VIII. indien de verzoeken V tot en met VII worden afgewezen, zal verklaren voor recht dat [X] over de periode van 21 augustus 2020 tot en met 13 september 2020 onverkort een loondoorbetalingsverplichting heeft jegens [appellante] op grond van artikel 7:629 van het Burgerlijk Wetboek (hierna: BW) danwel artikel 7:628 BW;
IX. [X] zal veroordelen in de proceskosten in beide instanties.

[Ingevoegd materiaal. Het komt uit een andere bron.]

template <int EPI, bool PAIR, bool ADAPT = false, bool SPLIT = false>
__global__ void __launch_bounds__(GEMM_THREADS, 1)
gemm_wgmma_kernel(const __grid_constant__ CUtensorMap tmA, const __grid_constant__ CUtensorMap tmB,
                  const GemmArgs g) {
  extern __shared__ uint8_t smem_raw[];
  uint8_t* smem = reinterpret_cast<uint8_t*>((reinterpret_cast<uintptr_t>(smem_raw) + 1023) & ~uintptr_t(1023));
  float* sbias_all = reinterpret_cast<float*>(smem + RING_BYTES);
  uint64_t* full_bar = reinterpret_cast<uint64_t*>(smem + RING_BYTES + SBIAS_BYTES);
  uint64_t* empty_bar = full_bar + STAGES;

  const int warp = threadIdx.x >> 5;
  const int lane = threadIdx.x & 31;
  const uint32_t rank = PAIR ? cluster_ctarank() : 0u;
  const int tile = PAIR ? static_cast<int>(blockIdx.x >> 1) : static_cast<int>(blockIdx.x);
  constexpr int TM = PAIR ? 2 * BM : BM;
  const int num_n = g.N / BN;
  const int num_kb = g.K / BK;
  const int m0 = (tile / num_n) * TM + static_cast<int>(rank) * BM;
  const int n0 = (tile % num_n) * BN;
  if (g.live != nullptr && (tile / num_n) * TM >= live_rows(g)) return;

  if (warp == 8 && lane == 0) {
    tma_prefetch_desc(&tmA);
    tma_prefetch_desc(&tmB);
    for (int s = 0; s < STAGES; ++s) {
      mbar_init(&full_bar[s], 1);
      mbar_init(&empty_bar[s], 8 * (PAIR ? 2 : 1));
    }
    mbar_fence_init();
  }
  if constexpr (PAIR) cluster_sync_all();
  else __syncthreads();

  if (warp == 8) {
    if (lane == 0) {
      int stage = 0;
      uint32_t phase = 0;
      for (int kb = 0; kb < num_kb; ++kb) {
        if constexpr (PAIR) mbar_wait_cluster(&empty_bar[stage], phase ^ 1);
        else mbar_wait(&empty_bar[stage], phase ^ 1);
        uint8_t* sa = smem + stage * STAGE_BYTES;
        uint8_t* sb = sa + A_BYTES;
// ... 122 lines not shown
            uint32_t v[32];
            acc_ld_x32(t_strip + 4u * (c * 32), v);
#pragma unroll
            for (int j4 = 0; j4 < 8; ++j4) {
              const float4 b4 = lds_f4(sb4 + 16u * (c * 8 + j4));
              const float bj[4] = {b4.x, b4.y, b4.z, b4.w};
#pragma unroll
              for (int j = 0; j < 4; ++j) {
                const float x = __fadd_rn(__fmul_rn(__uint_as_float(v[j4 * 4 + j]), rs), bj[j]);
                ssum += fast_exp2(__fmaf_rn(x, c1, c0));
              }
            }
          }
          int cand = am;
          float xc = mx;
          if (do_sample) {
            uint32_t r4[4];
            philox4x32_10(static_cast<uint32_t>(t_idx * Cp + cp), static_cast<uint32_t>(b_idx - rg.first),
                          static_cast<uint32_t>(dyn.step), 0u, dyn.seed_lo, dyn.seed_hi, r4);
            const float target = u01(r4[1]) * ssum;
            float run = 0.f;
            int found = -1;
#pragma unroll 1
            for (int c = 0; c < 4; ++c) {
              uint32_t v[32];
              acc_ld_x32(t_strip + 4u * (c * 32), v);
#pragma unroll
              for (int j4 = 0; j4 < 8; ++j4) {
                const float4 b4 = lds_f4(sb4 + 16u * (c * 8 + j4));
                const float bj[4] = {b4.x, b4.y, b4.z, b4.w};
#pragma unroll
                for (int j = 0; j < 4; ++j) {
                  const float x = __fadd_rn(__fmul_rn(__uint_as_float(v[j4 * 4 + j]), rs), bj[j]);
                  run += fast_exp2(__fmaf_rn(x, c1, c0));
                  if (run > target && found < 0) { found = c * 32 + j4 * 4 + j; xc = x; }
                }
              }
            }
            if (found >= 0) cand = found;
            else xc = mx;
          }
          if (active)
            g.partials[(static_cast<size_t>(row) * Cp + cp) * (g.V >> 7) + (v0 >> 7)] =
                make_float4(mx, ssum, xc, __uint_as_float(static_cast<uint32_t>(v0 + cand) |
                                                          (static_cast<uint32_t>(v0 + am) << 16)));
        }
      } else if constexpr (EPI == VNB_EPI_RESID || EPI == VNB_EPI_BIAS_F32) {
        const bool fused_out = g.out_bf16 != nullptr;
        constexpr int CSTEP = kWide ? 2 : 1;
        float ssacc[8];
#pragma unroll
        for (int i = 0; i < 8; ++i) ssacc[i] = 0.f;
        auto process = [&](int c, const float4 (&add)[8]) {
          if (fused_out) drain_f32<true>(g, qaddr, rs, lane, row_base, n0, c, add, ssacc);
          else drain_f32<false>(g, qaddr, rs, lane, row_base, n0, c, add, ssacc);
        };
        float4 addA[8], addB[8];
        prefetch_addend<EPI>(g, lane, row_base, n0 + half * 32, addA);
#pragma unroll 1
        for (int c = half; c < BN / 32; c += 2 * CSTEP) {
          prefetch_addend<EPI>(g, lane, row_base, n0 + (c + CSTEP) * 32, addB);
          process(c, addA);
          if (c + 2 * CSTEP < BN / 32) prefetch_addend<EPI>(g, lane, row_base, n0 + (c + 2 * CSTEP) * 32, addA);
          process(c + CSTEP, addB);
        }
        if (fused_out) {
#pragma unroll
          for (int it = 0; it < 8; ++it) {
            float v = ssacc[it];
            v += __shfl_xor_sync(0xffffffffu, v, 1);
            v += __shfl_xor_sync(0xffffffffu, v, 2);
            v += __shfl_xor_sync(0xffffffffu, v, 4);
            const int rr = row_base + it * 4 + (lane >> 3);
            const int part = (n0 / BN) * (kWide ? 2 : 1) + half;
            if ((lane & 7) == 0 && rr < g.M) g.ss_out[static_cast<size_t>(part) * g.M + rr] = v;
          }
        }
      } else {
#pragma unroll 1
        for (int c = 0; c < BN / 32; ++c) {
          const int col0 = n0 + c * 32;
          if constexpr (EPI == VNB_EPI_QKV) {
            if (col0 >= g.d2) {
              uint32_t v[32];
              acc_ld_x32(t_addr + 4u * (c * 32), v);
              if (row_ok) {
                const int d = g.N - g.d2;
                __nv_bfloat16* o = reinterpret_cast<__nv_bfloat16*>(g.out2) +
                                   (static_cast<size_t>(b_idx) * d + (col0 - g.d2)) * g.Tpad + t_idx;
                const bool pad = g.frames != nullptr && t_idx >= __ldg(g.frames + b_idx);
#pragma unroll
                for (int j = 0; j < 32; ++j)
                  o[static_cast<size_t>(j) * g.Tpad] =
                      pad ? __float2bfloat16_rn(0.f) : __float2bfloat16_rn(__uint_as_float(v[j]) * rs);
              }
              continue;
            }
          }
          drain_bf16<false>(reinterpret_cast<__nv_bfloat16*>(g.out), EPI == VNB_EPI_BF16 ? g.N : g.d2, g.M, qaddr, rs, lane,
                            row_base, c * 32, col0);
        }
      }
    }
  }
  if constexpr (PAIR) cluster_sync_all();
}

constexpr int PERS_EPI_WARPS = 3;
// ... 138 lines not shown
        for (int u = e; u < BM / 2; u += PERS_EPI_WARPS) {
          const int rr = 2 * u + (lane >> 4);
          const float4 v = lds_f4(stage_tile + stage_off<256>(rr, 4 * (lane & 15)));
          if (m0 + rr < g.M)
            *reinterpret_cast<float4*>(out + static_cast<size_t>(m0 + rr) * pitch + (n0 >> 1) + 8 * (lane & 15)) = v;
        }
      } else if (n0 < g.d2) {
#pragma unroll 4
        for (int rr = e; rr < BM; rr += PERS_EPI_WARPS) {
          const float4 v = lds_f4(stage_tile + stage_off<512>(rr, 4 * lane));
          if (m0 + rr < g.M)
            *reinterpret_cast<float4*>(out + static_cast<size_t>(m0 + rr) * pitch + n0 + 8 * lane) = v;
        }
      } else {
        const int d = g.N - g.d2;
        uint16_t* const vt = reinterpret_cast<uint16_t*>(g.out2) + static_cast<size_t>(n0 - g.d2) * g.Tpad;
        size_t off[4];
        bool ok[4];
        int bk[4];
        uint32_t keep[2] = {0xffffffffu, 0xffffffffu};
#pragma unroll
        for (int k = 0; k < 4; ++k) {
          const int m = m0 + 4 * lane + k;
          bk[k] = m / g.T;
          const int t = m - bk[k] * g.T;
          ok[k] = m < g.M;
          off[k] = static_cast<size_t>(bk[k]) * d * g.Tpad + t;
          if (ok[k] && g.frames != nullptr && t >= __ldg(g.frames + bk[k])) keep[k >> 1] &= (k & 1) ? 0xffffu : 0xffff0000u;
        }
        const bool wide = ok[3] && bk[3] == bk[0] && (off[0] & 3) == 0 && (g.Tpad & 3) == 0 &&
                          (reinterpret_cast<uintptr_t>(g.out2) & 7) == 0;
#pragma unroll 2
        for (int c = e; c < BN; c += PERS_EPI_WARPS) {
          uint2 v = lds_u2(stage_tile + stage_off<256>(c, 2 * lane));
          v.x &= keep[0];
          v.y &= keep[1];
          uint16_t* const o = vt + static_cast<size_t>(c) * g.Tpad;
          if (wide) {
            *reinterpret_cast<uint2*>(o + off[0]) = v;
          } else {
#pragma unroll
            for (int k = 0; k < 4; ++k) {
              const uint32_t w = k < 2 ? v.x : v.y;
              if (ok[k]) o[off[k]] = static_cast<uint16_t>((k & 1) ? (w >> 16) : w);
            }
          }
        }
      }
      row_scales(tile + gridDim.x);
    }
  }
}

static int g_gemm_pair = -1;
void set_gemm_pair(int on) { g_gemm_pair = on ? 1 : 0; }
static bool gemm_pair_enabled() {
  if (g_gemm_pair < 0) {
    const char* e = getenv("VNB_GEMM_PAIR");
    g_gemm_pair = e != nullptr ? (e[0] == '1') : (VNB_GEMM_PAIR_DEFAULT ? 1 : 0);
  }
  return g_gemm_pair == 1;
}
int get_gemm_pair() { return gemm_pair_enabled() ? 1 : 0; }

Op 6 oktober 2021 is ter griffie van het hof een verweerschrift in principaal appel, tevens beroepschrift in voorwaardelijk incidenteel appel, met producties, van [X] ingekomen met het verzoek om in principaal appel de bestreden beschikking te bekrachtigen en de verzoeken V tot en met VIII af te wijzen dan wel niet-ontvankelijk te verklaren. In het geval de arbeidsovereenkomst tussen partijen wordt hersteld, heeft [X] in voorwaardelijk incidenteel appel verzocht om de arbeidsovereenkomst te (laten) herstellen 1 maand na afgifte van de herstelbeschikking en bij wege van voorziening als bedoeld in artikel 7:682 lid 6 BW te bepalen dat, indien en voor zover [appellante] nog arbeidsongeschikt is op de hersteldatum, er ondanks het herstel van de arbeidsovereenkomst nog steeds sprake is van doorlopend ziekteverzuim. In geval van een andere hersteldatum heeft [X] verzocht om [appellante] bij wege van voorziening als bedoeld in artikel 7:682 lid 6 BW te veroordelen tot terugbetaling van de eindafrekening van € 2.004,91 netto en de transitievergoeding van € 1.805,79 netto indien de beschikking voor 1 januari 2022 wordt afgegeven en een eindafrekening van € 3.364,50 en een transitievergoeding van € 3.172,50 bruto indien de beschikking na 1 januari 2022 wordt afgegeven, binnen zeven dagen na de betekening van deze beschikking, vermeerderd met de wettelijke rente. Zowel in principaal als in voorwaardelijk incidenteel appel heeft [X] verzocht om het meer of anders gevorderde af te wijzen, met veroordeling van [appellante] in de daadwerkelijke proceskosten van beide instanties; dit alles voor zover mogelijk uitvoerbaar bij voorraad.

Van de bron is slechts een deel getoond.